Savant mélange entre un space-opéra (aventures qui se déroulent dans l’espace et dans un cadre géopolitique complexe, type Star Wars) et un soap-opéra (feuilleton sentimental qui met en parallèle plusieurs histoires, type Les feux de l’amour), on y suit les tribulations du Voyageur, parti pour un trajet d’un an jusqu’à une planète lointaine. Ici pas de grands enjeux ni de combats intergalactiques, mais une tranche de vie à bord d’un vaisseau où tous les personnages sont abordés, culturellement, socialement et sexuellement.

C’est un roman feel good, léger et rafraîchissant, écrit dans une prose fluide et sensible. Pas de grande morale ni de réflexion profonde, mais la preuve qu’il est possible de faire une œuvre divertissante en cohésion avec les valeurs actuelles, c’est-à-dire emplie de diversité et d’inclusivité

Si, comme moi, vous avez apprécié le voyage, vous pouvez embarquer pour deux autres tomes pour lesquels Becky Chambers a obtenu le prix Hugo 2019 de la meilleure série. 

Pourquoi ne pas accompagner cette découverte d’un vin blanc frais, fruité et aromatique ? Le Tête de crabe, cuvée typique de l’AOC des Fiefs Vendéens, est produit au Domaine Mercier mondialement reconnu. Certifié Haute Valeur Environnementale, leur mode de culture idéal a toujours à l’esprit  une approche durable, respectueuse de notre environnement et loin des dogmes. Ils cherchent à élaborer des vins purs et précis qui reflètent leur terroir d’origine. Depuis plusieurs années, le domaine vinifie toutes les Cuvées M (dont ce vin fait partie) dans le respect du cahier des charges BIO, sans certification.

De cépages chenin, chardonnay et sauvignon blanc, ce vin aux arômes de pêches et d’agrumes (tout en restant sec et frais) est parfait pour l’apéro et/ou pour accompagner un plateau de fruits de mer. Avec le temps, il perd de sa vivacité et des arômes d’abricot, de coing et de miel font leur apparition.
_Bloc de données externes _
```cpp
const char* sessd_version(void);
int sessd_fill_u32(void* ptr, uint32_t value, size_t n_words, sessd_stream_t stream);
int sessd_fill_u32_multi(int n_segments, void* const* ptrs, const uint32_t* values, const size_t* n_words,
                         sessd_stream_t stream);
void sessd_set_external_clear(int on);
int sessd_stream_create_cu_mask(int n_words, const uint32_t* mask, sessd_stream_t* stream);
int sessd_stream_destroy(sessd_stream_t stream);
// ... 279 lines not shown
                    const float* shift, int relu, const float* residual, void* workspace, size_t workspace_bytes, int workgroups,
                    sessd_stream_t stream);
int sessd_conv2d_sk_active(const float* in, int batch, int cin, int hin, int win, int nclass, const float* const* wpk,
                           const int* ntaps, const int* taps_dy, const int* taps_dx, int in_mul, int tile_h, int tile_w, float* out,
                           int cout, int hout, int wout, int out_mul, const int* out_py, const int* out_px, const float* scale,
                           const float* shift, int relu, const float* residual, const int32_t* tile_list, const int32_t* n_list,
                           int list_cap, int min_rounds, void* workspace, size_t workspace_bytes, int workgroups,
                           sessd_stream_t stream);
int sessd_deconv2d_s2_mfma(const float* in, int batch, int cin, int hin, int win, const float* const* wpk4,
                           const int* ntaps4, const int* taps_dy4, const int* taps_dx4, float* out, int cout,
                           const float* scale, const float* shift, int relu, const float* residual, int tile_cfg,
                           sessd_stream_t stream);
int sessd_deconv2d_s2_mfma_pair(const float* in, int batch, int cin, int hin, int win, const float* const* wpk4_a,
                                const float* const* wpk4_b, const int* ntaps4, const int* taps_dy4, const int* taps_dx4,
                                float* out_a, float* out_b, int cout, const float* scale_a, const float* shift_a,
                                const float* scale_b, const float* shift_b, int relu, const float* residual_a,
                                const float* residual_b, int tile_cfg, sessd_stream_t stream);
int sessd_conv2d_mfma_active(const float* in, int batch, int cin, int hin, int win, const float* wpk, int ntaps, const int* taps_dy,
                             const int* taps_dx, int in_mul, int tile_h, int tile_w, float* out, int cout, int hout, int wout,
                             int out_mul, int out_py, int out_px, const float* scale, const float* shift, int relu,
                             const float* residual, const int32_t* tile_list, const int32_t* n_list, int list_cap, int tile_cfg,
                             sessd_stream_t stream);
int sessd_deconv2d_s2_mfma_pair_active(const float* in, int batch, int cin, int hin, int win, const float* const* wpk4_a,
                                       const float* const* wpk4_b, const int* ntaps4, const int* taps_dy4, const int* taps_dx4,
                                       float* out_a, float* out_b, int cout, const float* scale_a, const float* shift_a,
                                       const float* scale_b, const float* shift_b, int relu, const float* residual_a,
                                       const float* residual_b, const int32_t* tile_list, const int32_t* n_list, int list_cap,
                                       int tile_cfg, sessd_stream_t stream);
int sessd_deconv2d_s2_pair_split_active(const float* in, int batch, int cin, int hin, int win, const void* wsplit_a,
                                        const void* wsplit_b, float* out_a, float* out_b, int cout, const float* scale_a,
                                        const float* shift_a, const float* scale_b, const float* shift_b, int relu,
                                        const float* residual_a, const float* residual_b, const int32_t* tile_list,
                                        const int32_t* n_list, int list_cap, sessd_stream_t stream);
int sessd_ssfa_fuse(const float* x0, const float* x1, const float* w0, const float* w1, float bn_scale0,
                    float bn_shift0, float bn_scale1, float bn_shift1, int batch, int channels, int num_pixels,
                    float* out, sessd_stream_t stream);
int sessd_nchw_split_nhwc(const float* planar, int batch, int channels, int plane, int n_parts, const int* sizes,
                          float* const* parts, sessd_stream_t stream);
int sessd_nhwc_merge_nchw(float* const* parts, int n_parts, const int* sizes, int batch, int channels, int plane, float* planar,
                          sessd_stream_t stream);
size_t sessd_ssfa_fuse_train_workspace_bytes(int batch, int channels, int plane);
int sessd_ssfa_fuse_train_fwd(const float* x0, const float* x1, int batch, int channels, int plane, const float* w0,
                              const float* w1, const float* gamma0, const float* beta0, const float* gamma1, const float* beta1,
                              float eps, float momentum, float* running_mean0, float* running_var0, float* running_mean1,
                              float* running_var1, float* out, float* smap, float* stats, void* workspace,
                              size_t workspace_bytes, sessd_stream_t stream);
int sessd_ssfa_fuse_train_bwd(const float* grad_out, const float* x0, const float* x1, int batch, int channels, int plane,
                              const float* w0, const float* w1, const float* gamma0, const float* beta0, const float* gamma1,
                              const float* beta1, const float* smap, const float* stats, float* dzmap, float* dx0, float* dx1,
                              float* dw0, float* dw1, float* dgamma, float* dbeta, void* workspace, size_t workspace_bytes,
                              sessd_stream_t stream);
int sessd_ssfa_fuse_head(const float* x0, const float* x1, const float* w0, const float* w1, float bn_scale0, float bn_shift0,
                         float bn_scale1, float bn_shift1, int batch, int channels, int num_pixels, float* out,
                         const float* head_w, const float* head_b, int nout, float* head_out, sessd_stream_t stream);
int sessd_ssfa_fuse_head_keys(const float* x0, const float* x1, const float* w0, const float* w1, float bn_scale0,
                              float bn_shift0, float bn_scale1, float bn_shift1, int batch, int channels, int num_pixels,
                              float* out, const float* head_w, const float* head_b, int nout, float* head_out,
                              float score_thresh, unsigned long long* keys, int key_cap, int32_t* key_count,
                              sessd_stream_t stream);
int sessd_ssfa_fuse_head_tasks(const float* x0, const float* x1, const float* w0, const float* w1, float bn_scale0,
                               float bn_shift0, float bn_scale1, float bn_shift1, int batch, int channels, int num_pixels,
                               float* out, const float* head_w, const float* head_b, int num_tasks, float* head_out,
                               float score_thresh, unsigned long long* keys, int key_cap, int32_t* key_count,
                               sessd_stream_t stream);
int sessd_rpn_up_head_tasks(const float* x, const float* up_w, const float* up_scale, const float* up_shift, int batch,
                            int channels, int num_pixels, float* out, const float* head_w, const float* head_b, int num_tasks,
// ... 53 lines not shown
```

Nos complices pour ces propositions : les vins Brunin-Guillier & la librairie Flagey.

Qu’est-ce qui se trouverait dans votre box Enlivrez-vous idéale ? Vous donnez votre langue au chat ? Mais quel hasard ! C’est le nom du vin que nous vous présentons aujourd’hui ! De cépages viognier et gewurztraminer (c’est rare !), Je donne ma langue au chat est un vin blanc d’IGP Gard, fruité et doux avec des notes intenses de rose et de litchi ; sa bouche est onctueuse et fraîche, marquée par des notes florales.

Son histoire ? À la croisée des chemins entre Provence et Languedoc, les coopérateurs du Cellier des Chartreux partagent un héritage riche de culture(s) et d’histoire(s). 1612 : le roi Louis XIII cède une partie des terres aux paysans, contribuant ainsi à l’essor de « Pujault ». 1929 : année de la création du Syndicat Général des Vignerons des Côtes du Rhône, le Cellier des Chartreux voit le jour, motivé par une volonté depuis respectée : créer des vins issus d’un savoir-faire transmis et renouvelé de génération en génération depuis 400 ans.
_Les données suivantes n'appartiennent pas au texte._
# eazuooz/RayTracinginOneWeekendinCUDA

Measured on AMD Instinct MI355X. Metric: Msamples/s (pixels x spp / s), whole job, higher is better.
Workload: dtype f64; 1 GPU; C2 Book-1 final random-spheres, HittableList world (no BVH), 1200x800x500spp x50 bounces; frames_in_flight=1, width=1200, height=800, spp=500, max_depth=50, seed=1984, variant=strict, rng=XORWOW (cuRAND device-API semantics), one sequence per pixel

## Files before the change

### include/rtow.h

```cpp
#ifndef RTOW_H
#define RTOW_H

#include <stddef.h>
#include <stdint.h>

#ifdef __cplusplus
extern "C" {
#endif

#define RTOW_API __attribute__((visibility("default")))

typedef uint32_t rt_handle;
typedef struct rt_scene rt_scene;
typedef struct rt_rng rt_rng;
typedef struct rt_film rt_film;

enum rt_status {
    RT_OK = 0,
    RT_ERR_INVALID = 1,
    RT_ERR_UNSUPPORTED = 2,
    RT_ERR_HIP = 3,
    RT_ERR_NO_DEVICE = 4,
    RT_ERR_STATE = 5
};
// ... 73 lines not shown
    uint32_t n_nodes;
    uint32_t n_spheres, n_moving_spheres, n_quads;
    uint32_t n_objects;
    uint32_t n_xforms, n_media, n_materials, n_textures, n_perlin, n_images;
    uint32_t table_bytes;
    uint32_t image_bytes;
    uint32_t reserved[3];
} rt_scene_info;
RTOW_API int rt_scene_get_info(rt_scene *s, rt_scene_info *out);

RTOW_API int rt_scene_dump_leaves(rt_scene *s, int max_leaves, int *kind_out, double *box_out);
RTOW_API int rt_scene_dump_nodes(rt_scene *s, int max_nodes, double *box_out, uint32_t *abe_out);
RTOW_API int rt_scene_dump_fast_nodes(rt_scene *s, int max_nodes, double *box_out, uint32_t *ab_out, uint16_t *link_out);
RTOW_API int rt_scene_dump_camera(rt_scene *s, double out27[27]);
RTOW_API int rt_scene_dump_scan_segments(rt_scene *s, int max_segments, uint32_t *rows_axis_out, float *shared_out);

typedef struct rt_render_params {
    int32_t width, height;
    int32_t samples_per_pixel;
    int32_t max_depth;
    uint64_t seed;
    int32_t stripe_rows;
    int32_t rank, world_size;
    int32_t variant;
    int32_t device;
    int32_t flags;
    void *stream;
    int32_t coop_threshold;
    int32_t overdue_rays_per_sample;
    int32_t shade_batch;
    int32_t max_blocks_per_cu;
    int32_t pixels_per_wave;
    int32_t reserved0;
} rt_render_params;

#define RT_FLAG_KEEP_RNG_STATE 1u
#define RT_FLAG_OVERDUE_PRIORITY 4u
#define RT_FLAG_ACCUMULATE 8u
#define RT_FLAG_FORCE_GENERAL 2u
#define RT_FLAG_ALWAYS_WALK 32u
#define RT_FLAG_NO_PIXEL_CLASSES 64u
#define RT_FLAG_REFERENCE_TREE 128u
#define RT_FLAG_EXACT_SCAN 256u
#define RT_FLAG_FILTER_FP64 2048u
#define RT_FLAG_ACCELERATE_LISTS 512u
#define RT_FLAG_COOP_SINGLE 1024u
#define RT_FLAG_ROW_MAJOR_TILES 16u

typedef struct rt_render_stats {
    uint64_t samples;
    uint64_t rays;
    double seconds_seed;
    double seconds_render;
    uint32_t pixels;
    uint32_t rows;
    uint32_t kernel_vgprs;
    uint32_t lds_bytes;
    uint32_t kernel_kind;
    uint32_t pixels_per_wave;
// ... 158 lines not shown
```

### raytracinginoneweekendincuda_amd/__init__.py

```python
from .api import (
    RtowError,
    Rng,
    Scene,
    Film,
    RenderParams,
    RenderStats,
    LaunchPlan,
    builtin_scene,
    stripe_rows,
    deinterleave,
    write_ppm,
    write_ppm_binary,
    write_pfm,
    rtwimage_bytes,
    load_image,
    load_obj,
    jpeg_decode,
    library_path,
    lib,
    AdaptiveParams,
    adaptive_converged,
    adaptive_rule_on_device,
    FLAG_KEEP_RNG_STATE,
    FLAG_FORCE_GENERAL,
    FLAG_OVERDUE_PRIORITY,
    FLAG_ACCUMULATE,
    FLAG_ROW_MAJOR_TILES,
    FLAG_ALWAYS_WALK, FLAG_NO_PIXEL_CLASSES, FLAG_REFERENCE_TREE, FLAG_EXACT_SCAN, FLAG_ACCELERATE_LISTS, FLAG_COOP_SINGLE, FLAG_FILTER_FP64,
    SCENE_PLAIN_QUADS, SCENE_REFERENCE_TREE_ONLY,
)

__all__ = [
    "RtowError", "Rng", "Scene", "Film", "RenderParams", "RenderStats", "builtin_scene",
    "stripe_rows", "deinterleave", "write_ppm", "write_ppm_binary", "write_pfm", "rtwimage_bytes", "load_image", "load_obj", "library_path", "lib",
    "FLAG_KEEP_RNG_STATE", "FLAG_FORCE_GENERAL", "FLAG_OVERDUE_PRIORITY", "FLAG_ACCUMULATE", "FLAG_ROW_MAJOR_TILES", "FLAG_ALWAYS_WALK",
    "AdaptiveParams", "adaptive_converged", "adaptive_rule_on_device",
]
```

### raytracinginoneweekendincuda_amd/_lib.py

```python
import ctypes as C
import os

_HERE = os.path.dirname(os.path.abspath(__file__))
LIB_PATH = os.environ.get("RTOW_LIB_PATH") or os.path.join(_HERE, "librtow_hip.so")


class RenderParams(C.Structure):
    _fields_ = [
        ("width", C.c_int32), ("height", C.c_int32), ("samples_per_pixel", C.c_int32), ("max_depth", C.c_int32),
        ("seed", C.c_uint64), ("stripe_rows", C.c_int32), ("rank", C.c_int32), ("world_size", C.c_int32),
        ("variant", C.c_int32), ("device", C.c_int32), ("flags", C.c_int32), ("stream", C.c_void_p),
        ("coop_threshold", C.c_int32), ("overdue_rays_per_sample", C.c_int32),
        ("shade_batch", C.c_int32), ("max_blocks_per_cu", C.c_int32), ("pixels_per_wave", C.c_int32), ("reserved0", C.c_int32),
    ]


class RenderStats(C.Structure):
    _fields_ = [
        ("samples", C.c_uint64), ("rays", C.c_uint64), ("seconds_seed", C.c_double), ("seconds_render", C.c_double),
        ("pixels", C.c_uint32), ("rows", C.c_uint32), ("kernel_vgprs", C.c_uint32), ("lds_bytes", C.c_uint32),
        ("kernel_kind", C.c_uint32), ("pixels_per_wave", C.c_uint32),
    ]


# ... 126 lines not shown
    "rt_hittable_list": (H, [P, C.POINTER(H), I]),
    "rt_constant_medium": (H, [P, H, D, D, D, D]),
    "rt_constant_medium_tex": (H, [P, H, D, H]),
    "rt_bvh_node": (H, [P, C.POINTER(H), I]),
    "rt_hittable_bounding_box": (I, [P, H, D3]),
    "rt_scene_set_world": (I, [P, H]),
    "rt_scene_set_camera": (I, [P, D3, D3, D3, D, D, D, D, D, D, D3]),
    "rt_scene_build_builtin": (I, [P, I, I, I, I, C.c_uint64, P, I, I]),
    "rt_scene_commit": (I, [P]),
    "rt_scene_get_info": (I, [P, C.POINTER(SceneInfo)]),
    "rt_scene_dump_leaves": (I, [P, I, C.POINTER(C.c_int), D3]),
    "rt_scene_dump_nodes": (I, [P, I, D3, C.POINTER(C.c_uint32)]),
    "rt_scene_dump_fast_nodes": (I, [P, I, D3, C.POINTER(C.c_uint32), C.POINTER(C.c_uint16)]),
    "rt_scene_dump_camera": (I, [P, D3]),
    "rt_scene_dump_scan_segments": (I, [P, I, C.POINTER(C.c_uint32), C.POINTER(C.c_float)]),
    "rt_stripe_rows": (I, [I, I, I, I, C.POINTER(C.c_int), I]),
    "rt_film_create": (P, [I, I, I, I, I, I]),
    "rt_film_destroy": (None, [P]),
    "rt_film_device_pixels": (P, [P]),
    "rt_film_pixel_bytes": (C.c_size_t, [P]),
    "rt_film_bind_pixels": (I, [P, P]),
    "rt_plan_launch": (I, [P, C.POINTER(RenderParams), I, I, C.POINTER(LaunchPlan)]),
    "rt_film_download_probe_costs": (I, [P, C.POINTER(C.c_uint32), I, I]),
    "rt_scene_upload": (I, [P, I]),
    "rt_render_launch": (I, [P, P, C.POINTER(RenderParams)]),
    "rt_render_finish": (I, [P, P, C.POINTER(RenderStats)]),
    "rt_film_download": (I, [P, D3, I, I]),
    "rt_film_set_adaptive": (I, [P, C.POINTER(AdaptiveParams)]),
    "rt_film_download_sample_counts": (I, [P, C.POINTER(C.c_uint32), I, I]),
    "rt_adaptive_converged": (I, [C.POINTER(AdaptiveParams), C.c_uint32, D, D, D, D]),
# ... 44 lines not shown
```

### raytracinginoneweekendincuda_amd/api.py

```python
import ctypes as C
import numbers

import numpy as np

from . import _lib
from ._lib import (AdaptiveParams, DenoiseParams, FeatureParams, LaunchPlan, QueryHits, QueryParams, QueryRays, QueryStats,
                   RadianceOut, RadianceParams, RadianceRays, RadianceStats, RenderParams, RenderStats, SceneInfo)


class RtowError(RuntimeError):
    pass


FLAG_KEEP_RNG_STATE = 1
FLAG_FORCE_GENERAL = 2
FLAG_OVERDUE_PRIORITY = 4
FLAG_ACCUMULATE = 8
FLAG_ROW_MAJOR_TILES = 16
FLAG_ALWAYS_WALK = 32
FLAG_ACCELERATE_LISTS = 512
FLAG_EXACT_SCAN = 256
FLAG_REFERENCE_TREE = 128
FLAG_FILTER_FP64 = 2048
FLAG_COOP_SINGLE = 1024
FLAG_NO_PIXEL_CLASSES = 64


SCENE_PLAIN_QUADS = 1
SCENE_REFERENCE_TREE_ONLY = 2
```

Jeux de mots, jeux de langue, la Creative Collection dont ce vin fait partie est là pour ravir les sens et titiller l’esprit !

Côté livre, nous vous proposons un titre de Walter Tevis qui, près de 40 ans après sa mort, mérite d’être (re)découvert et on remercie (encore une fois) les éditions Gallmeister pour la réédition de ce titre, L’Oiseau moqueur, dans leur collection de poche, Totem.
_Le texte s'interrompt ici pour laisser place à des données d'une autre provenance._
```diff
+template <bool NET8>
+__device__ __forceinline__ bool fused_sort_tile(int tile, int r0, int n, uint64_t* __restrict__ keys, uint32_t* __restrict__ vals,
+                                                uint64_t* __restrict__ keys_alt, uint32_t* __restrict__ vals_alt, int gid_passes,
+                                                unsigned char* lds, int nid)
+{
+    constexpr int XB = NET8 ? 16384 : 8192;
+    ulonglong2* buf = reinterpret_cast<ulonglong2*>(lds);
+    uint32_t* ids = reinterpret_cast<uint32_t*>(lds + XB);
+    const uint64_t tile_hi = (uint64_t)tile << 32;
+    bool in_lds = true;
+    if (n <= 0) {
+    } else if (n <= 512) {
+        wg_sort_tile<2>(r0, n, tile_hi, keys, vals, buf, ids, nid);
+    } else if (n <= TP_MAX) {
+        wg_sort_tile<4>(r0, n, tile_hi, keys, vals, buf, ids, nid);
+    } else if (NET8 && n <= TS_MAX) {
+        wg_sort_tile<8>(r0, n, tile_hi, keys, vals, buf, ids, nid);
+    } else {
+        const int t = threadIdx.x;
+        for (int i = t; i < n; i += 256) {
+            const uint64_t c = keys[r0 + i];
+            keys[r0 + i] = tile_hi | (c >> 32);
+            vals[r0 + i] = (uint32_t)c;
+        }
+        __syncthreads();
+        uint32_t* hist = reinterpret_cast<uint32_t*>(lds);
+        uint32_t (*wcnt)[256] = reinterpret_cast<uint32_t (*)[256]>(lds + 256 * 4);
+        ts_block_radix(keys, vals, keys_alt, vals_alt, r0, n, hist, wcnt, gid_passes);
+        __threadfence_block();
+        in_lds = false;
+    }
+    __syncthreads();
+    return in_lds;
+}
```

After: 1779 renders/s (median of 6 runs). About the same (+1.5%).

Écrite en 1980, cette dystopie se passe en 2400 (à la grosse louche), en Amérique. Et on y retrouve les ingrédients d’une recette gagnante sans pour autant ressentir une impression de déjà vu ou de plagiat : 

  • une pincée de 1984
  • une bonne dose de Fahrenheit 451
  • un filet de Meilleur des mondes
  • un soupçon d’Idiocraty

Plus personne ne sait vraiment comment ni pourquoi – plus personne ne sait grand chose, en fait – le monde est devenu tel qu’il est. La population, qui ne sait plus lire depuis longtemps, se gave de drogues et de télévision et s’en remet aux robots qui s’occupent de tout depuis des siècles (sauf s’ils tombent en panne, vu que plus personne ne sait les réparer). L’ignorance et l’absence de liens sociaux régissent le monde. 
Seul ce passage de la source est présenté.